Asking the Founders to speak out of context on modern issues is not the best practice, and perhaps politicians aren’t the best judges. This is certainly why many academics have made headlines for their public support of impeachment, since their actions are bolstered by greater intellectual authority. Illustrative of this point, Representative Jerry Nadler (D–New York) even introduced a letter signed by over seven hundred historians and scholars as evidence for impeachment. Since expanded to include fifteen hundred signers, the letter demanded Trump’s impeachment in accordance with historians’ professional understanding of the Founders. Organized by the Princeton University history professor Sean Wilentz, these signers also decried Trump’s alleged misdeeds as fitting Hamilton’s definition of “the misconduct of public men” and “the abuse or violation of some public trust.”
Yet, almost concurrently, Wilentz also organized a second letter to combat what he saw as the “significant factual errors” of the Times’s 1619 Project which, “driven by ideology,” asserted that the Founders declared independence not for liberty but “in order to ensure slavery would continue.” It garnered only five signatures and a fury from many of the same historians who endorsed his anti-Trump declaration. Both letters seek to illustrate the centrality of the Founders, their ideas, and the impact of the American Revolution, “pivotal to any account of our history.” The discrepancy (combined with a number of public anti-Founders comments, especially on Twitter) illustrates that, for many academics at least, engagement with the Founders is a burden.
In a recent Washington Post op-ed, the historian Karin Wulf correctly invited all Americans to “read for themselves how the delegates debated and voted on every clause pertaining to impeachment” and ignore the “commentator[s]” who “are raising these points daily.” In order to understand the Founders and the Constitution, you need context. You can’t simply grab a line and repeat it to advance your cause. Whether you are an originalist or support a “living” Constitution, you need to know what the Founders meant to understand and properly use it.

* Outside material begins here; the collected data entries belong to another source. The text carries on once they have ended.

@@ -921,6 +980,7 @@
       }
       if constexpr (CKS == 16) {
         asm volatile("" ::"v"(tr[0]), "v"(tr[1]), "v"(tr[2]), "v"(tr[3]), "v"(tr[4]), "v"(tr[5]), "v"(tr[6]), "v"(tr[7]));
+        ck_taken();
       }
 #pragma unroll
       for (int j = 0; j < 8; j++) {
@@ -967,8 +1027,10 @@
         prep(cur, xs, ys, ap);
         uint32_t ckv[8];
         block_values<AR::kIs8>(ck, ckv);
-        rederive(b, len, xs, ys, ckv);
-        emit(b, len, xs, ys, ap, tr);
+        s2 st[8];
+        rederive_start(len, ckv, st);
+        rederive_rest(b, len, xs, ys, st);
+        emit(b, len, xs, ys, ap, tr, [] {});
         cur = nxt;
         nxt = nx2;
 #pragma unroll
@@ -981,82 +1043,75 @@
       Ops&     q0 = cur;
       Ops&     q1 = nxt;
       Ops&     q2 = nx2;
-      Ops      q3;
+      Ops&     q3 = nx3;
       uint32_t ck[8], tr[8];
       load_block_raw<AR::kIs8, NT>(CK, ((nblk < 2 ? nblk : 2u) & M_OWN) * 64 + lane, ck);
-      if (nblk > 1) {
-        issue(1, q1);
-      }
-      if (nblk > 2) {
-        issue(2, q2);
-      }
+      issue(1, q1, nblk > 1);
+      asm volatile("" ::"v"(ck[0]), "v"(ck[1]), "v"(ck[2]), "v"(ck[3]), "v"(ck[4]), "v"(ck[5]), "v"(ck[6]), "v"(ck[7]));
+      taken(q1);
+      issue(2, q2, nblk > 2);
       auto block = [&](auto even, uint32_t b, const Ops& c, const Ops& held, Ops& tgt) {
-        const int len = (long_sb - b * 8) < 8 ? (int)(long_sb - b * 8) : 8;
-        s2       xs[8], ys[8], ap[8];
-        uint32_t  ckv[8];
-        asm volatile("" ::"v"(ck[0]), "v"(ck[1]), "v"(ck[2]), "v"(ck[3]), "v"(ck[4]), "v"(ck[5]), "v"(ck[6]), "v"(ck[7]));
+        const int rem = (int)long_sb - (int)b * 8;
+        const int len = rem < 0 ? 0 : rem < 8 ? rem : 8;
+        s2         xs[8], ys[8], ap[8], st[8];
+        uint32_t   ckv[8];
+        auto       ck_taken = [&] { asm volatile("" ::"v"(ck[0]), "v"(ck[1]), "v"(ck[2]), "v"(ck[3]), "v"(ck[4]), "v"(ck[5]), "v"(ck[6]), "v"(ck[7])); };
+        ck_taken();
         block_values<AR::kIs8>(ck, ckv);
+        load_lut(lut, (b < nblk ? b : nblk - 1) * LPC + pl, tr);
         taken(c);
         if constexpr (even.value) {
-          const bool paired = b + 1 < nblk;
-          s2        x1[8], y1[8], a1[8];
-          if (paired) {
-            taken(held);
-            prep(held, x1, y1, a1);
-          }
-          prep(c, xs, ys, ap);
-          if (b + 3 < nblk) {
-            issue(b + 3, tgt);
-          }
-          load_lut(lut, b * LPC + pl, tr);
-          if (paired) {
-            const int len1 = (long_sb - (b + 1) * 8) < 8 ? (int)(long_sb - (b + 1) * 8) : 8;
-            s2       st[8];
-#pragma unroll
-            for (int i = 0; i < 8; i++) {
-              st[i] = from_u(ckv[i]);
-            }
-#pragma unroll
-            for (int j = 7; j >= 0; j--) {
-              if (j < len1) {
-                uint32_t idx = (b + 1) * 8 + j + 1;
-                if (idx != long_sb && AR::norm_at(idx)) {
-                  AR::normalize(st);
-                }
-                beta_step<AR>(st, x1[j], y1[j]);
-              }
-            }
-#pragma unroll
-            for (int i = 0; i < 8; i++) {
-              ckv[i] = to_u(st[i]);
-            }
-          }
-          rederive(b, len, xs, ys, ckv);
+          taken(held);
+          issue(b + 3, tgt, b + 3 < nblk);
         } else {
           prep(c, xs, ys, ap);
-          if (b + 3 < nblk) {
-            issue(b + 3, tgt);
-          }
-          load_lut(lut, b * LPC + pl, tr);
-          rederive(b, len, xs, ys, ckv);
+          rederive_start(len, ckv, st);
           const uint32_t bn = b + 3 < nblk ? b + 3 : nblk;
           load_block_raw<AR::kIs8, NT>(CK, (bn & M_OWN) * 64 + lane, ck);
-        }
-        emit(b, len, xs, ys, ap, tr);
+          issue(b + 3, tgt, b + 3 < nblk);
+        }
+        {
+          if constexpr (even.value) {
+            const bool paired = b + 1 < nblk;
+            s2        x1[8], y1[8], a1[8];
+            if (paired) {
+              prep(held, x1, y1, a1);
+            }
+            prep(c, xs, ys, ap);
+            if (paired) {
+              const int len1 = (long_sb - (b + 1) * 8) < 8 ? (int)(long_sb - (b + 1) * 8) : 8;
+#pragma unroll
+              for (int i = 0; i < 8; i++) {
+                st[i] = from_u(ckv[i]);
+              }
+#pragma unroll
+              for (int j = 7; j >= 0; j--) {
+                if (j < len1) {
+                  uint32_t idx = (b + 1) * 8 + j + 1;
+                  if (idx != long_sb && AR::norm_at(idx)) {
+                    AR::normalize(st);
+                  }
+                  beta_step<AR>(st, x1[j], y1[j]);
+                }
+              }
+#pragma unroll
+              for (int i = 0; i < 8; i++) {
+                ckv[i] = to_u(st[i]);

Historians, politicians, and all citizens need more study of the Founders to better inform themselves about the benefits and duties of citizenship. Criticism of the Founders is fair, valid, and healthy for our republic and our history. A failure to engage with their thinking is not. It’s time to stop the tide of dismissal of the Founders as outdated “dead white men.” If these past few weeks have shown anything, it is that how we interpret them has a tangible impact. The Founders established the underpinnings of this nation, and if you invoke the Constitution, you are also invoking the Founders. In attempting to use our systems of government, you are inherently referencing the nation’s origins. The wisdom of the Founders is not that they gave us all of the answers, but rather that they anticipated all of the problems.
Regardless of what you think of George Washington or James Madison or Nancy Pelosi or Donald Trump, one fact is consistent: the Founders’ ideas matter, whether you like it or not.